インターネットの浸透を受けて、マスメディアの価値が問い直されている。新聞はここ数年「元気がない」とも言われるが、どうなのだろうか。むしろ、今こそ新聞にしかない価値が生まれているのではないか。博報堂DYメディアパートナーズは、それを調査データから検証するべく「新聞メディア価値調査」を実施。調査結果をも「世 (よ)メディア」プロジェクトを開始した。今回、活動内容・結果概要について、新聞局開発部部長の原口誠氏、メディア・コンテンツマーケティング局メディアプランニングディレクターの田中淳氏にお話を聞いた。
強みは「一覧性」と「出会い頭効果」
──「新聞メディア価値調査」の目的、調査ポイントは。
新聞の魅力を掘り下げる上で、「信頼性」という従来から言われてきた特性だけでなく、コンテンツも広告も活性化するような新しい価値を見つけたいとの思いがありました。また、企業の広告戦略においてインターネットとかけ合わせで新聞が採用される可能性が高まっていることをふまえ、ネットとの対比を明らかにする狙いもありました。
──「世メディア」という言葉が生まれた背景は。
ネットを通じて興味のある情報はどこまでも探索でき、個人がメディアの発信者にもなれるというメディアの「パーソナル化」が進む一方で、「世の中は今どうなっているのか?」ということは、かえってわかりにくくなっています。 情報過多の時代だからこそ、新聞のメディア価値は「世の中の全体像が一目でわかる」「世の中の話題の起点になる」ということではないかと考え「世メディア」と名付けました。
── 調査設計のポイントは。
まず、一般紙の定期購読者(20〜49歳男女/1グループ8人、計4グループ32人)を集めてグループインタビューを実施。
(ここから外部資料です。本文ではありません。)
__global__ __launch_bounds__(256) void i8_front_strip_kernel(FrontStrip8Args a) {
    const int tid = threadIdx.x;
    const int lane = tid & 63;
    const int wave = __builtin_amdgcn_readfirstlane(tid >> 6);
    const int n = lane & 15, kq = lane >> 4;
    const int strips_x = a.OW >> 4;
    const int rblocks = (a.OH + a.TH - 1) / a.TH;
    int wid = xcd_tile(blockIdx.x, gridDim.x) * 4 + wave;
    if (wid >= a.B * strips_x * rblocks) return;
    const int sx = wid % strips_x;
    wid /= strips_x;
    const int ry = wid % rblocks;
    const int chunk = wid / rblocks;
    const int oh0 = ry * a.TH;
    const int nrows = (a.OH - oh0) < a.TH ? (a.OH - oh0) : a.TH;
    const int ow = sx * 16 + n;

    const v4i* c4 = reinterpret_cast<const v4i*>(a.cst);
    const long sta = (long)(uint32_t)a.cst[kF_STA + lane];
    const v4i stb = c4[kF_STB / 4 + kq];
    const v4i stm = c4[kF_STC / 4 + kq * 3 + 0], stc1 = c4[kF_STC / 4 + kq * 3 + 1], ste = c4[kF_STC / 4 + kq * 3 + 2];
    const long stc[4] = {rq64(stc1.x), rq64(stc1.y), rq64(stc1.z), rq64(stc1.w)};
    const int ste1 = pack_shifts(ste - 1);
    int dww[3][4];
#pragma unroll
    for (int i = 0; i < 3; ++i) {
        const v4i v = c4[kF_DWW / 4 + kq * 3 + i];
        dww[i][0] = v.x; dww[i][1] = v.y; dww[i][2] = v.z; dww[i][3] = v.w;
    }
    const v4i dwb = c4[kF_DWB / 4 + kq];
    const v4i dwm = c4[kF_DWC / 4 + kq * 3 + 0], dwc1 = c4[kF_DWC / 4 + kq * 3 + 1], dwe = c4[kF_DWC / 4 + kq * 3 + 2];
    const long dwc[4] = {rq64(dwc1.x), rq64(dwc1.y), rq64(dwc1.z), rq64(dwc1.w)};
    const int dwe1 = pack_shifts(dwe - 1);
    long pwa[2];
    v4i pwb[2], pwm[2], pwc1[2];
    int pwe1[2];
    long pwc[2][4];
#pragma unroll
    for (int t = 0; t < 2; ++t) {
        pwa[t] = (long)(uint32_t)a.cst[kF_PWA + t * 64 + lane];
        pwb[t] = c4[kF_PWB / 4 + kq * 2 + t];
        pwm[t] = c4[kF_PWC / 4 + (kq * 2 + t) * 3 + 0];
        pwc1[t] = c4[kF_PWC / 4 + (kq * 2 + t) * 3 + 1];
        pwe1[t] = pack_shifts(c4[kF_PWC / 4 + (kq * 2 + t) * 3 + 2] - 1);
#pragma unroll
        for (int e = 0; e < 4; ++e) pwc[t][e] = rq64(pwc1[t][e]);
    }

    const int zfe4 = (a.zp_fe & 0xff) * 0x01010101;
    const int zst4 = (a.zp_st & 0xff) * 0x01010101;
    const int zstrow = (a.zp_st & 0xff) * 0x00010101;
    const int fe_bytes = a.H0 * a.W0;
    const __amdgpu_buffer_rsrc_t rs_fe =
        __builtin_amdgcn_make_buffer_rsrc(const_cast<int8_t*>(a.fe) + (size_t)chunk * fe_bytes, 0, fe_bytes, 0x00020000);
    const __amdgpu_buffer_rsrc_t rs_out =
        __builtin_amdgcn_make_buffer_rsrc(a.y + (size_t)chunk * a.OH * a.OW * 32, 0, a.OH * a.OW * 32, 0x00020000);
    const bool right_fe = 4 * ow + 4 >= a.W0;
    const bool right_st = 2 * ow + 2 >= a.W0 / 2;
    const int voff_out = ow * 32 + 8 * kq;
    const int sr0 = 2 * oh0;
    const int rows_needed = 2 * (nrows - 1) + 3;

    constexpr int FD = 6;
    v2i raw[FD];
    TRow<1> T[3];

    auto fe_row = [&](int srel) { return sr0 + srel - 1 + kq; };
    auto issue = [&](int slot, int srel) {
        if (srel < rows_needed) {
            int fr = fe_row(srel);
            fr = fr < 0 ? 0 : (fr >= a.H0 ? a.H0 - 1 : fr);
            raw[slot] = __builtin_bit_cast(v2i, __builtin_amdgcn_raw_buffer_load_b64(rs_fe, fr * a.W0 + 4 * ow, 0, 0));
        }
    };
    auto stem_row = [&](int slot, int srel, int ti) {
        if (srel < rows_needed && sr0 + srel < a.H0) {
            const int fr = fe_row(srel);
            const bool ok = fr >= 0 && fr < a.H0;
            const int A = ok ? raw[slot].x : zfe4;
            const int Bd = (ok && !right_fe) ? raw[slot].y : zfe4;
            const int x[3] = {A & 0x00ffffff, perm(Bd, A, 0x0c040302u), Bd & 0x00ffffff};
            int pk[3];
#pragma unroll
            for (int j = 0; j < 3; ++j) {
                const v4i acc = __builtin_amdgcn_mfma_i32_16x16x32_i8(sta, (long)(uint32_t)x[j], stb, 0, 0, 0);
                int qv[4];
#pragma unroll
                for (int e = 0; e < 4; ++e) qv[e] = med3(rq_hi(acc[e], stm[e], stc[e], ste1, e), a.st_lo, a.st_hi);
                pk[j] = perm(perm(qv[3], qv[2], 0x0c0c0400u), perm(qv[1], qv[0], 0x0c0c0400u), 0x05040100u);
            }
            if (right_st) pk[2] = zst4;
            const int lo = perm(pk[1], pk[0], 0x05010400u);
            const int hi = perm(pk[1], pk[0], 0x07030602u);
            T[ti].c[0][0] = perm(pk[2], lo, 0x0c040100u);
            T[ti].c[0][1] = perm(pk[2], lo, 0x0c050302u);
            T[ti].c[0][2] = perm(pk[2], hi, 0x0c060100u);
            T[ti].c[0][3] = perm(pk[2], hi, 0x0c070302u);
        } else {
#pragma unroll
            for (int e = 0; e < 4; ++e) T[ti].c[0][e] = zstrow;
        }
    };
    auto emit = [&](int i0, int i1, int i2, int oh) {
        int qv[4];
#pragma unroll
        for (int e = 0; e < 4; ++e) {
            int acc = dot4_first(T[i0].c[0][e], dww[0][e], dwb[e]);
            acc = dot4(T[i1].c[0][e], dww[1][e], acc);
            acc = dot4(T[i2].c[0][e], dww[2][e], acc);
            qv[e] = med3(rq_hi(acc, dwm[e], dwc[e], dwe1, e), a.dw_lo, a.dw_hi);
        }
        const long bf = (long)(uint32_t)perm(perm(qv[3], qv[2], 0x0c0c0400u), perm(qv[1], qv[0], 0x0c0c0400u), 0x05040100u);
        int outw[2];
#pragma unroll
        for (int t = 0; t < 2; ++t) {
            const v4i acc = __builtin_amdgcn_mfma_i32_16x16x32_i8(pwa[t], bf, pwb[t], 0, 0, 0);
            int ov[4];
#pragma unroll
            for (int e = 0; e < 4; ++e) ov[e] = med3(rq_hi(acc[e], pwm[t][e], pwc[t][e], pwe1[t], e), a.pw_lo, a.pw_hi);
            outw[t] = perm(perm(ov[3], ov[2], 0x0c0c0400u), perm(ov[1], ov[0], 0x0c0c0400u), 0x05040100u);
        }
        __builtin_amdgcn_raw_buffer_store_b64(__builtin_bit_cast(__attribute__((__vector_size__(2 * sizeof(int)))) int, (v2i){outw[0], outw[1]}), rs_out, voff_out, oh * a.OW * 32, 0);
    };

#pragma unroll
    for (int rr = 0; rr < FD; ++rr) issue(rr, rr);
    stem_row(0, 0, 0);
    issue(0, FD);
    for (int k = 0; k < nrows; k += 3) {
#pragma unroll
        for (int u = 0; u < 3; ++u) {
            if (k + u >= nrows) break;
#pragma unroll
            for (int s = 0; s < 2; ++s) {
                const int rs = 1 + 2 * u + s;
                stem_row(rs % FD, 2 * k + rs, rs % 3);
                issue(rs % FD, 2 * k + rs + FD);
            }
            emit((2 * u) % 3, (2 * u + 1) % 3, (2 * u + 2) % 3, oh0 + k + u);
        }
    }
}

struct DwStream8Args {
    const int8_t* x; int8_t* y;
    const int8_t* w; const int32_t* bias; const int32_t* mult; const int32_t* shift;
    int B, H, W, C, OH, OW, TH, pt, pl, zp_in, zp_out, amin, amax, CQ, rq_right;
    int32_t* pool;
};

struct RqHi {
    long long c[4];
    int sh[4];
};
__device__ __forceinline__ void rq_hi_setup(RqHi& r, const int (&shift)[4], int zp_out) {
#pragma unroll
    for (int e = 0; e < 4; ++e) {
        const int ex = -shift[e];
        r.c[e] = (1ll << 30) + (((1ll << (ex - 1)) + (long long)zp_out * (1ll << ex)) << 31);
        r.sh[e] = ex - 1;
    }
}

#ifdef BN_TAIL_STAMPS
__device__ long long* g_dw_stamps = nullptr;
__device__ int g_dw_sel[2] = {0, 0};
constexpr int kDwStampWaves = 4096;
#define BN_DSTAMP(i) do { if (dstamp) dst_[i] = (long long)__builtin_amdgcn_s_memrealtime(); } while (0)
#else
#define BN_DSTAMP(i) do {} while (0)
#endif

template <int S, bool HI>
__global__ __launch_bounds__(256) void i8_dw_stream_kernel(DwStream8Args a) {
#ifdef BN_TAIL_STAMPS
    long long dst_[4] = {0, 0, 0, 0};
    const long dslot = ((long)blockIdx.x - (long)gridDim.x / 2) * 4 + (threadIdx.x >> 6);
    const bool dstamp = g_dw_stamps && a.C == g_dw_sel[0] && a.H == g_dw_sel[1] && dslot >= 0 && dslot < kDwStampWaves;
#endif
    BN_DSTAMP(0);
    const int tid = threadIdx.x, lane = tid & 63;
    const int wave = __builtin_amdgcn_readfirstlane(tid >> 6);
    const int CQ = a.CQ, NCOL = 64 / CQ;
    const int cq = lane % CQ, n = lane / CQ;
    const int groups = a.C / (4 * CQ);
    const int strips_x = (a.OW + NCOL - 1) / NCOL;
    const int rblocks = (a.OH + a.TH - 1) / a.TH;
    long wid = (long)xcd_tile(blockIdx.x, gridDim.x) * 4 + wave;
    if (wid >= (long)a.B * groups * strips_x * rblocks) return;
    const int g = (int)(wid % groups);
    wid /= groups;
    const int sx = (int)(wid % strips_x);
    wid /= strips_x;
    const int ry = (int)(wid % rblocks);
    const int chunk = (int)(wid / rblocks);
    const int oh0 = ry * a.TH;
    const int nrows = (a.OH - oh0) < a.TH ? (a.OH - oh0) : a.TH;
    const int ow = sx * NCOL + n;
    const bool live = ow < a.OW;
    const int c0 = 4 * (g * CQ + cq);

    int wr[3][4], bias[4], mult[4], shift[4];
    RqHi rqh;
    auto load_constants = [&]() {
        int wq[9];
#pragma unroll
        for (int t = 0; t < 9; ++t) wq[t] = *reinterpret_cast<const int*>(a.w + t * a.C + c0);
        const v4i b4 = *reinterpret_cast<const v4i*>(a.bias + c0), m4 = *reinterpret_cast<const v4i*>(a.mult + c0), s4 = *reinterpret_cast<const v4i*>(a.shift + c0);
        int sum[4] = {0, 0, 0, 0};
#pragma unroll
        for (int i = 0; i < 3; ++i) {
            const int r0 = wq[3 * i], r1 = wq[3 * i + 1], r2 = wq[3 * i + 2];
            const int lo = perm(r1, r0, 0x05010400u), hi = perm(r1, r0, 0x07030602u);
            wr[i][0] = perm(r2, lo, 0x0c040100u);
            wr[i][1] = perm(r2, lo, 0x0c050302u);
            wr[i][2] = perm(r2, hi, 0x0c060100u);
            wr[i][3] = perm(r2, hi, 0x0c070302u);
#pragma unroll
            for (int e = 0; e < 4; ++e) sum[e] = dot4(wr[i][e], 0x00010101, sum[e]);
        }
#pragma unroll
        for (int e = 0; e < 4; ++e) {
            bias[e] = b4[e] - a.zp_in * sum[e];
            mult[e] = m4[e];
            shift[e] = s4[e];
        }
        if constexpr (HI) rq_hi_setup(rqh, shift, a.zp_out);
    };
    const int zp4 = (a.zp_in & 0xff) * 0x01010101, zprow = (a.zp_in & 0xff) * 0x00010101;
    const int in_chunk_bytes = a.H * a.W * a.C;
    const int row_bytes = a.W * a.C;
    const __amdgpu_buffer_rsrc_t rs_in =
        __builtin_amdgcn_make_buffer_rsrc(const_cast<int8_t*>(a.x) + (size_t)chunk * in_chunk_bytes, 0, in_chunk_bytes, 0x00020000);
    const __amdgpu_buffer_rsrc_t rs_out =
        __builtin_amdgcn_make_buffer_rsrc(a.y + (size_t)chunk * a.OH * a.OW * a.C, 0, a.OH * a.OW * a.C, 0x00020000);
    const int iw0 = ow * S - a.pl;
    bool pad[3];
    int voff_in[3];
#pragma unroll
    for (int j = 0; j < 3; ++j) {
        pad[j] = !live || iw0 + j < 0 || iw0 + j >= a.W;
        voff_in[j] = pad[j] ? 0 : (iw0 + j) * a.C + c0;
    }
    const int voff_out = live ? ow * a.C + c0 : 0x7fff0000;
    const int ir0 = oh0 * S - a.pt;
    const int rows_needed = S * (nrows - 1) + 3;

    constexpr int D = 6;
    int raw[D][3], T[3][4];
    int psum[4] = {0, 0, 0, 0};
    auto row_ok = [&](int rr) { const int ir = ir0 + rr; return rr < rows_needed && ir >= 0 && ir < a.H; };
    auto issue = [&](int slot, int rr) {
        if (row_ok(rr)) {
            const int soff = (ir0 + rr) * row_bytes;
#pragma unroll
            for (int j = 0; j < 3; ++j) raw[slot][j] = __builtin_amdgcn_raw_buffer_load_b32(rs_in, voff_in[j], soff, 0);
        }
    };
    auto consume = [&](int slot, int rr, int ti) {
        if (row_ok(rr)) {
            const int r0 = pad[0] ? zp4 : raw[slot][0], r1 = pad[1] ? zp4 : raw[slot][1], r2 = pad[2] ? zp4 : raw[slot][2];
            const int lo = perm(r1, r0, 0x05010400u), hi = perm(r1, r0, 0x07030602u);
            T[ti][0] = perm(r2, lo, 0x0c040100u);
            T[ti][1] = perm(r2, lo, 0x0c050302u);
            T[ti][2] = perm(r2, hi, 0x0c060100u);
            T[ti][3] = perm(r2, hi, 0x0c070302u);
        } else {
#pragma unroll
            for (int e = 0; e < 4; ++e) T[ti][e] = zprow;
        }
    };
    auto emit = [&](int i0, int i1, int i2, int oh) {
        int qv[4];
#pragma unroll
        for (int e = 0; e < 4; ++e) {
            int acc = dot4_first(T[i0][e], wr[0][e], bias[e]);
            acc = dot4(T[i1][e], wr[1][e], acc);
            acc = dot4(T[i2][e], wr[2][e], acc);
            if constexpr (HI) qv[e] = med3((int)(((long long)acc * mult[e] + rqh.c[e]) >> 32) >> rqh.sh[e], a.amin, a.amax);
            else qv[e] = med3(mbqm_u(acc, mult[e], shift[e], (a.rq_right & 1) != 0) + a.zp_out, a.amin, a.amax);
            psum[e] += qv[e];
        }
        const int word = perm(perm(qv[3], qv[2], 0x0c0c0400u), perm(qv[1], qv[0], 0x0c0c0400u), 0x05040100u);
        __builtin_amdgcn_raw_buffer_store_b32(word, rs_out, voff_out, oh * a.OW * a.C, 0);
    };
    constexpr int P = 3 - S;
#pragma unroll
    for (int rr = 0; rr < D; ++rr) issue(rr, rr);
    load_constants();
#ifdef BN_TAIL_STAMPS
    asm volatile("" :: "v"(wr[0][0]), "v"(bias[3]) : "memory");
#endif
    BN_DSTAMP(1);
#pragma unroll
    for (int rr = 0; rr < P; ++rr) {
        consume(rr % D, rr, rr % 3);
        issue(rr % D, rr + D);
    }
    constexpr int U = 6 / S;
    for (int k = 0; k < nrows; k += U) {
#pragma unroll
        for (int u = 0; u < U; ++u) {
            if (k + u >= nrows) break;
#pragma unroll
            for (int s2 = 0; s2 < S; ++s2) {
                const int rs = P + S * u + s2;
                consume(rs % D, S * k + rs, rs % 3);
                issue(rs % D, S * k + rs + D);
            }
            emit((S * u) % 3, (S * u + 1) % 3, (S * u + 2) % 3, oh0 + k + u);
        }
    }
    BN_DSTAMP(2);
    if (a.pool) {
#pragma unroll
        for (int e = 0; e < 4; ++e) {
            int v = live ? psum[e] : 0;
            for (int off = CQ; off < 64; off <<= 1) v += __shfl_xor(v, off);
            if (n == 0) atomicAdd(a.pool + (size_t)chunk * a.C + c0 + e, v);
        }
    }
    BN_DSTAMP(3);
#ifdef BN_TAIL_STAMPS
    if (dstamp && lane == 0) {
        long long* o = g_dw_stamps + dslot * 6;
        for (int i = 0; i < 4; ++i) o[i] = dst_[i];
        o[4] = nrows;
        o[5] = S;
    }
#endif
}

「新聞=世メディア」という視点で質問をしました。その際に出てきた「投稿欄の質が高い」「モバイル型メディアである」などの新たな発見を加味した上で、首都圏・京阪神圏の15〜69歳男女を対象に、定量調査を実施しました。
── 調査を通じて分かった新聞メディアの特性や役割は。
新聞、雑誌、テレビ、ラジオ、インターネット(PC)、インターネット(モバイル)を比較し調査したところ、「世の中で何が起こっているかを知ることができるメディアは?」「新しい問題を多く投げかけているメディアは?」「誰と話しても恥ずかしくない話題が入手できるメディアは?」といった問いに対し、新聞は軒並みトップでした。中でも、「世の中の流れを手っ取り早く把握できる」という「一覧性」と、「自分の想像や興味の範囲を超えた発見がある」という情報の「出会い頭効果」(図1)は、目的を持った情報検索に優れるインターネットと対極にある価値として注目の結果でした。また、若者が新聞を読まなくなったと言われる中、親からの 「自分の子ども(孫)に新聞を読ませたいと思う」という回答、一方、子ども(孫)側の「大人になったら新聞を読んでいたい」(図2)という回答はともに高く、親 から子へと読み継がれていく、世代を超えた普遍性も魅力の一つだと確認されました。
広告との垣根が低い「地続きメディア」
── 調査を通じてわかったコンテンツと広告の関係は。
従来から新聞広告のセールストークであった「信頼」「安心」は-依然として全メディア中トップでしたが、新たな発見として、「広告が邪魔にならないメディアは?」(図3)、「コンテンツに接している時と広告に接している時とで気持ちや態度が変わらないメディアは?」という問いの答えもトップは新聞でした。このことから、新聞は広告に対する垣根が低く、記事の隣にある広告にもつい見入ってしま「地続きメディア」であることが明らかになりました。
── この調査結果を活用した今後の展開は。
この調査結果を受けて、広告特集「わかるわかる運動」を、朝日新聞社と進めています。10年前に発足した企画で、もともとは企業の情報開示や自己責任を問う世の中の風潮に呼応したキャンペーンでしたが、今年から「世メディア」の結果をあわせ、リニューアルすることになりました。自分にとって価値のある情報がわかりにくくなっている中、「わかりたい生活者」と「わかってほしい企業」をつなぐアイコンとして、新聞メディアの価値を広告主にアピールしています。
── 今後の課題は。
次の段階としては、今回抽出された新聞メディアの価値を生かした広告企画の開発が必要です。クリエイティブと一体になり、効果的な事例を一つでも多く生み出していきたいですね。
── 新聞に期待することは。
広告と販売とがもっと一緒になって新聞の活性化に努めていく姿勢が大事だと思います。各紙とも拡販のためのテレビCMや交通広告などを実施していますが、「新聞を読まない男性とは自分の娘を結婚させたくない」(72%)など、「世メディア」のデータを生かせばよりアピール度の高いメッセージになるのではないでしょうか。また、雑誌のように読者の声を紙面に反映するような工夫にも期待しています。